2015-03-24	Rework handling of PDF names for speed and memory.	Robin Watts
	Currently, every PDF name is allocated in a pdf_obj structure, and comparisons are done using strcmp. Given that we can predict most of the PDF names we'll use in a given file, this seems wasteful. The pdf_obj type is opaque outside the pdf-object.c file, so we can abuse it slightly without anyone outside knowing. We collect a sorted list of names used in PDF (resources/pdf/names.txt), and we add a utility (namedump) that preprocesses this into 2 header files. The first (include/mupdf/pdf/pdf-names-table.h, included as part of include/mupdf/pdf/object.h), defines a set of "PDF_NAME_xxxx" entries. These are pdf_obj 's that callers can use to mean "A PDF object that means literal name 'xxxx'" The second (source/pdf/pdf-name-impl.h) is a C array of names. We therefore update the code so that rather than passing "xxxx" to functions (such as pdf_dict_gets(...)) we now pass PDF_NAME_xxxx (to pdf_dict_get(...)). This is a fairly natural (if widespread) change. The pdf_dict_getp (and sibling) functions that take a path (e.g. "foo/bar/baz") are therefore supplemented with equivalents that take a list (pdf_dict_getl(... , PDF_NAME_foo, PDF_NAME_bar, PDF_NAME_baz, NULL)).
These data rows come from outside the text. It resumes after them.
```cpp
__global__ void __launch_bounds__(MIRGE_PART_THREADS)
k_part_split(const uint4* __restrict__ rec1, const uint32_t* __restrict__ cnt1, const uint32_t* __restrict__ hist, uint32_t G,
             uint32_t B, uint32_t cap1, uint32_t W2, uint32_t RPW, uint32_t shift2, uint32_t NB2, uint64_t slab,
             uint4* __restrict__ rec2, uint32_t* __restrict__ off2, uint32_t* __restrict__ cnt2) {
    extern __shared__ __attribute__((aligned(16))) uint32_t lds_s[];
    uint32_t* pre = lds_s;
    uint32_t* cur = lds_s + MIRGE_PART_MAXREG;
    __shared__ uint32_t scan_tmp[MIRGE_PART_THREADS / 64 + 1];
    const uint32_t b1 = blockIdx.x / W2, w = blockIdx.x % W2;
    const uint32_t r0 = w * RPW, R = r0 < G ? min(RPW, G - r0) : 0u;
    uint32_t mine = 0;
    if (threadIdx.x < NB2)
        for (uint32_t r = 0; r < R; r++) mine += hist[(size_t)(r0 + r) * B + (size_t)b1 * NB2 + threadIdx.x];
    uint32_t tot_all;
    const uint32_t off = block_excl_scan<MIRGE_PART_THREADS / 64>(mine, tot_all, scan_tmp);
    if (threadIdx.x < NB2) {
        cur[threadIdx.x] = off;
        const size_t cell = ((size_t)b1 * NB2 + threadIdx.x) * W2 + w;
        off2[cell] = off;
        cnt2[cell] = mine;
    }
    for (uint32_t r = threadIdx.x; r < R; r += blockDim.x) pre[r] = min(cnt1[(size_t)b1 * G + r0 + r], cap1);
    __syncthreads();
    const uint4* in = rec1 + ((size_t)b1 * G + r0) * cap1;
    uint4* out = rec2 + (size_t)blockIdx.x * slab;
    const uint32_t wave = threadIdx.x >> 6, lane = threadIdx.x & 63, n_waves = blockDim.x >> 6;
    for (uint32_t r = wave; r < R; r += n_waves) {
        const uint32_t n = pre[r];
        const uint4* src = in + (size_t)r * cap1;
        for (uint32_t i0 = lane; i0 < n; i0 += 256) {
            uint4 rec[4];
#pragma unroll
            for (int u = 0; u < 4; u++)
                if (i0 + 64 * u < n) rec[u] = src[i0 + 64 * u];
#pragma unroll
            for (int u = 0; u < 4; u++) {
                if (i0 + 64 * u >= n) continue;
                const unsigned long long key = ((unsigned long long)rec[u].y << 32) | rec[u].x;
                const uint32_t b2 = (uint32_t)(mirge_mix64(key) >> shift2) & (NB2 - 1);
                out[atomicAdd(&cur[b2], 1u)] = rec[u];
            }
        }
    }
}

#ifndef MIRGE_DEDUP_K
#define MIRGE_DEDUP_K 2
#endif
#ifndef MIRGE_DEDUP_DEPTH
#define MIRGE_DEDUP_DEPTH 2
#endif

struct DedupShares {
    uint32_t e0, e1, e2, total, o0, o1, o2, o3;
    size_t base;
};
__device__ __forceinline__ DedupShares dedup_shares(uint32_t co, uint32_t cap32, size_t base) {
    DedupShares s;
    s.e0 = min((uint32_t)__builtin_amdgcn_readlane((int)co, 0), cap32);
    s.e1 = s.e0 + min((uint32_t)__builtin_amdgcn_readlane((int)co, 1), cap32);
    s.e2 = s.e1 + min((uint32_t)__builtin_amdgcn_readlane((int)co, 2), cap32);
    s.total = s.e2 + min((uint32_t)__builtin_amdgcn_readlane((int)co, 3), cap32);
    s.o0 = (uint32_t)__builtin_amdgcn_readlane((int)co, 4);
    s.o1 = (uint32_t)__builtin_amdgcn_readlane((int)co, 5);
    s.o2 = (uint32_t)__builtin_amdgcn_readlane((int)co, 6);
    s.o3 = (uint32_t)__builtin_amdgcn_readlane((int)co, 7);
    s.base = base;
    return s;
}
__device__ __forceinline__ size_t dedup_record_at(const DedupShares& s, uint64_t rcap, uint32_t i) {
    return s.base + (i < s.e0 ? (size_t)s.o0 + i : i < s.e1 ? rcap + s.o1 + (i - s.e0) : i < s.e2 ? 2 * rcap + s.o2 + (i - s.e1) : 3 * rcap + s.o3 + (i - s.e2));
}

#ifndef MIRGE_DEDUP_THREADS
#define MIRGE_DEDUP_THREADS 512
#endif
template <int CAP, bool FEW>
__global__ void __launch_bounds__(MIRGE_DEDUP_THREADS) __attribute__((amdgpu_waves_per_eu(CAP <= 2048 ? 8 : 4)))
k_part_dedup(const uint4* __restrict__ rec, const uint32_t* __restrict__ cnt, const uint32_t* __restrict__ off, uint32_t R,
             uint64_t rcap, uint32_t NB2, uint32_t B, uint64_t* __restrict__ useq, uint8_t* __restrict__ ulen,
             uint32_t* __restrict__ ucnt, uint32_t* __restrict__ ufirst, uint32_t* __restrict__ cursor,
             uint32_t* __restrict__ hist, uint32_t* __restrict__ overflow, uint32_t* __restrict__ shard_cur_in, uint32_t shard_cap,
             const uint32_t* __restrict__ n_records, uint32_t rec_thresh, uint64_t* __restrict__ sseq, uint8_t* __restrict__ slen, uint32_t* __restrict__ scnt,
             uint32_t* __restrict__ sfirst) {
    constexpr int T = MIRGE_DEDUP_THREADS, PER = CAP / T, K = MIRGE_DEDUP_K, D = MIRGE_DEDUP_DEPTH;
    static_assert(PER % 4 == 0 && K >= 2 && D >= 1, "a thread reads its slots out with 16-byte LDS operations");
    uint32_t lane_zero = 0u;
    asm volatile("" : "+v"(lane_zero));
    uint32_t n_rec_now = 0u;
    if (threadIdx.x == 0 && shard_cur_in) n_rec_now = n_records[lane_zero];
    extern __shared__ __attribute__((aligned(16))) unsigned long long lds_k[];
    uint32_t* lds_min = reinterpret_cast<uint32_t*>(lds_k + CAP);
    uint32_t* lds_cnt = lds_min + CAP;
    uint32_t* lds_x = lds_cnt + CAP;
    uint32_t* pre = lds_x + 64;
    uint32_t* roff = pre + MIRGE_PART_MAXREG;
    uint32_t& n_distinct = lds_x[0];
    {
        uint4* k4 = reinterpret_cast<uint4*>(lds_k);
        for (uint32_t i = threadIdx.x; i < CAP / 2; i += T) k4[i] = make_uint4(0u, 0u, 0u, 0u);
        uint4* m4 = reinterpret_cast<uint4*>(lds_min);
        for (uint32_t i = threadIdx.x; i < CAP / 4; i += T) m4[i] = make_uint4(~0u, ~0u, ~0u, ~0u);
        uint4* c4 = reinterpret_cast<uint4*>(lds_cnt);
        for (uint32_t i = threadIdx.x; i < CAP / 4; i += T) c4[i] = make_uint4(0u, 0u, 0u, 0u);
    }
    for (uint32_t i = threadIdx.x; i < 32 + 32; i += T)
        if (i != 18) lds_x[i] = 0;
    const uint32_t cap32 = (uint32_t)min(rcap, (uint64_t)0xFFFFFFFFu);
    const uint32_t grid = gridDim.x;
    uint32_t tid = threadIdx.x;

    auto insert = [&](const uint4 rc, const bool counted) {
        const unsigned long long key = ((unsigned long long)rc.y << 32) | rc.x;
        const uint32_t j = rc.z;
        uint32_t s = (uint32_t)(mirge_mix64(key) >> 7) & (CAP - 1);
        while (true) {
            unsigned long long c0 = lds_k[s];
            if (c0 == 0ull) {
                c0 = atomicCAS(&lds_k[s], 0ull, key);
                if (counted && c0 == 0ull && atomicAdd(&n_distinct, 1u) >= CAP - 64) atomicOr(overflow, 1u);
            }
            if (c0 == 0ull || c0 == key) break;
            if (counted && *(volatile uint32_t*)&n_distinct >= CAP - 32) break;
            s = (s + 1) & (CAP - 1);
        }
        if (*(volatile uint32_t*)&lds_min[s] > j) atomicMin(&lds_min[s], j);
        atomicAdd(&lds_cnt[s], rc.w);
    };
    struct ReadOut {
        unsigned long long key[PER];
        uint32_t mn[PER], ct[PER];
    };
    ReadOut ro[K];
    static_assert(K * 16 <= 32 && CAP <= 65536, "a thread's K ranks share one register");
    uint32_t ranks = 0u, tot[K];
    auto read_out = [&](ReadOut& o, uint32_t& rk, uint32_t& total) {
        const uint32_t s0 = tid * PER;
        uint32_t mine = 0, zero = 0u;
        asm volatile("" : "+v"(zero));
        const uint32_t ones = ~zero;
#pragma unroll
        for (int p = 0; p < PER; p += 2) {
            ulonglong2* at = reinterpret_cast<ulonglong2*>(&lds_k[s0 + p]);
            const ulonglong2 k2 = *at;
            *at = make_ulonglong2((unsigned long long)zero, (unsigned long long)zero);
            o.key[p] = k2.x; o.key[p + 1] = k2.y;
            mine += (k2.x != 0ull) + (k2.y != 0ull);
        }
#pragma unroll
        for (int p = 0; p < PER; p += 4) {
            uint4* am = reinterpret_cast<uint4*>(&lds_min[s0 + p]);
            uint4* ac = reinterpret_cast<uint4*>(&lds_cnt[s0 + p]);
            const uint4 m = *am, c = *ac;
            *am = make_uint4(ones, ones, ones, ones);
            *ac = make_uint4(zero, zero, zero, zero);
            o.mn[p] = m.x; o.mn[p + 1] = m.y; o.mn[p + 2] = m.z; o.mn[p + 3] = m.w;
            o.ct[p] = c.x; o.ct[p + 1] = c.y; o.ct[p + 2] = c.z; o.ct[p + 3] = c.w;
        }
        if (tid == 0) n_distinct = 0u;
        rk = block_excl_scan<T / 64>(mine, total, lds_x + 2, tid);
        total = (uint32_t)__builtin_amdgcn_readfirstlane((int)total);
    };
    const uint32_t* shard_cur = nullptr;
    uint32_t res_total = 0u, res_x = 0u, n_groups = 0u;
    auto reserve = [&](uint32_t& res_o, uint32_t total) {
        res_total = total;
        res_x = (blockIdx.x + n_groups++) % MIRGE_DEDUP_SHARDS;
        if (tid == 8 && total) res_o = shard_cur ? atomicAdd(&shard_cur_in[res_x * MIRGE_DEDUP_SHARD_STRIDE], total) : atomicAdd(cursor, total);
    };
    auto publish_base = [&](uint32_t res_o) {
        if (tid == 8) {
            uint32_t at = 0;
            if (res_total) {
                if (shard_cur) {
                    if (res_o + res_total > shard_cap) { atomicOr(overflow, 1u); at = 0xFFFFFFFFu; }
                    else at = res_x * shard_cap + res_o;
                } else at = res_o;
            }
            lds_x[1] = at;
        }
    };
    auto publish_mode = [&]() { if (tid == 0) lds_x[18] = (shard_cur_in && n_rec_now < rec_thresh) ? 1u : 0u; };
    auto take_mode = [&]() {
        if (__builtin_amdgcn_readfirstlane((int)lds_x[18])) { shard_cur = shard_cur_in; useq = sseq; ulen = slen; ucnt = scnt; ufirst = sfirst; }
    };
    auto emit = [&](const ReadOut& o, uint32_t r) {
#pragma unroll
        for (int p = 0; p < PER; p++) {
            const unsigned long long key = o.key[p];
            if (key == 0ull) continue;
            const int L = (63 - __clzll((long long)key)) >> 1;
            useq[r] = key ^ (1ull << (2 * L));
            ulen[r] = (uint8_t)L;
            ucnt[r] = o.ct[p];
// ... 249 lines not shown
```

### mirge3.0_amd/csrc/native_collapse.hpp

```cpp
#pragma once
struct CollapseTmp {
    uint32_t *rep = nullptr, *firstj = nullptr, *cnt = nullptr, *slot_of = nullptr, *blocksum = nullptr;
    KeySlot* slots = nullptr;
    uint8_t* flag = nullptr;
    const uint32_t* cnt_base = nullptr;
    uint32_t cnt_stride = 1, nb = 0;
    bool partitioned = false;
    uint4 *rec1 = nullptr, *rec2 = nullptr;
    uint32_t *cnt1 = nullptr, *cnt2 = nullptr, *off2 = nullptr, *hist = nullptr;
    uint32_t *shard_cur = nullptr, shard_cap = 0, *s_cnt = nullptr, *s_first = nullptr, rec_thresh = 0;
    uint64_t* s_seq = nullptr;
    uint8_t* s_len = nullptr;
    uint32_t G = 0, B = 0, NB1 = 0, NB2 = 1, W2 = 1, RPW = 0, cap1 = 0, shift2 = 0, cap = MIRGE_PART_CAP;
    uint64_t slab = 0;
};
#ifndef MIRGE_PART_CACHE
#define MIRGE_PART_CACHE 4096
#endif
#ifndef MIRGE_PART_RETRY_BYTES
#define MIRGE_PART_RETRY_BYTES (64ull << 30)
#endif
#define MIRGE_META_OVERFLOW 10
#define MIRGE_META_LONG_BASES 12
#define MIRGE_META_HIST 16
#define MIRGE_META_RECORDS (((MIRGE_META_HIST + MIRGE_MAX_READ_LEN + 1 + 63) & ~63) + 64)
#define MIRGE_META_WORDS (MIRGE_META_RECORDS + 64)

static const char* group_tag(int gi) {
    static const char* t[MIRGE_NGROUPS] = {".w1", ".w2", ".w4", ".w8", ".wl", ".w1n", ".w2n", ".w4n", ".w8n", ".wln"};
    return t[gi];
}

static uint32_t part_region_cap(double mean) {
    const double c = 1.25 * mean + 8.0 * std::sqrt(mean) + 64.0;
    return ((uint32_t)c + 3u) & ~3u;
}

static void part_len_hist(mirge_ctx* c, const ReadGroup& out, const CollapseTmp& t, uint32_t* dmeta, int gi) {
    if (!t.partitioned || !out.len) return;
    hipStream_t const was = c->cur;
    c->cur = c->aux;
    {
        LaunchScope ls(c, "k_len_hist", 0.0);
        hipLaunchKernelGGL(k_len_hist, dim3((unsigned)c->n_cu * 2), dim3(256), 0, c->aux, (const uint8_t*)out.len, (const uint32_t*)(dmeta + gi),
                           dmeta + MIRGE_META_HIST);
    }
    c->cur = was;
}

static int collapse_part_rest(mirge_ctx* c, int gi, const ReadGroup& in, ReadGroup& out, CollapseTmp& t, uint32_t* dmeta, int part = 0) {
    const bool two = t.NB2 > 1;
    if (part != 2 && two) {
        LaunchScope ls(c, "k_part_split.w1", in.n);
        hipLaunchKernelGGL(k_part_split, dim3(t.NB1 * t.W2), dim3(MIRGE_PART_THREADS), (MIRGE_PART_MAXREG + t.NB2) * 4, c->cur,
                           t.rec1, t.cnt1, t.hist, t.G, t.B, t.cap1, t.W2, t.RPW, t.shift2, t.NB2, t.slab, t.rec2, t.off2, t.cnt2);
    }
    if (part != 1) {
        LaunchScope ls(c, "k_part_dedup.w1", in.n);
        const uint4* rec = two ? t.rec2 : t.rec1;
        const uint32_t* cnt = two ? t.cnt2 : t.cnt1;
        const uint32_t* off = two ? t.off2 : nullptr;
        const uint32_t R = two ? t.W2 : t.G;
        const uint64_t rcap = two ? t.slab : (uint64_t)t.cap1;
        const bool sh = t.shard_cur != nullptr;
        uint64_t* const oseq = reinterpret_cast<uint64_t*>(out.seq);
        uint8_t* const olen = reinterpret_cast<uint8_t*>(out.len);
        static const uint32_t grid_env = std::getenv("MIRGE_DEDUP_GRID") ? (uint32_t)std::max(1, std::atoi(std::getenv("MIRGE_DEDUP_GRID"))) : 0u;
        uint32_t grid = std::min<uint32_t>(t.B, (uint32_t)c->n_cu * (t.cap == 2048 ? 4u : 2u));
        if (grid_env) grid = std::min(grid, grid_env);
        auto launch = [&](auto kern, unsigned lds) {
            hipLaunchKernelGGL(kern, dim3(grid), dim3(MIRGE_DEDUP_THREADS), lds, c->cur, rec, cnt, off, R, rcap, t.NB2, t.B, oseq, olen, out.counts,
                               out.first, dmeta + gi, (uint32_t*)nullptr, dmeta + MIRGE_META_OVERFLOW, t.shard_cur, t.shard_cap,
                               (const uint32_t*)(dmeta + MIRGE_META_RECORDS), t.rec_thresh, t.s_seq, t.s_len, t.s_cnt, t.s_first);
        };
        if (t.cap == 2048) {
            if (R <= 4) launch(k_part_dedup<2048, true>, 2048 * 16 + 4096);
            else launch(k_part_dedup<2048, false>, 2048 * 16 + 4096);
        } else {
            if (R <= 4) launch(k_part_dedup<MIRGE_PART_CAP, true>, MIRGE_PART_CAP * 16 + 4096);
            else launch(k_part_dedup<MIRGE_PART_CAP, false>, MIRGE_PART_CAP * 16 + 4096);
        }
        if (sh) {
            LaunchScope ls2(c, "k_part_compact.w1", in.n);
            hipLaunchKernelGGL(k_part_compact, dim3((unsigned)c->n_cu * 8), dim3(256), 0, c->cur, (const uint32_t*)t.shard_cur, t.shard_cap,
                               (const uint64_t*)t.s_seq, (const uint8_t*)t.s_len, (const uint32_t*)t.s_cnt, (const uint32_t*)t.s_first,
                               oseq, olen, out.counts, out.first, dmeta + gi, (const uint32_t*)(dmeta + MIRGE_META_RECORDS), t.rec_thresh);
        }
    }
    return 0;
}
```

The actual implementation of this relies on the fact that small pointer values are never valid values. For a given pdf_obj p, if NULL < (intptr_t)p < PDF_NAME__LIMIT then p is a literal entry in the name table. This enables us to do fast pointer compares and to skip expensive strcmps. Also, bring "null", "true" and "false" into the same style as PDF names. Rather than using full pdf_obj structures for null/true/false, use special pointer values just above the PDF_NAME_ table. This saves memory and makes comparisons easier.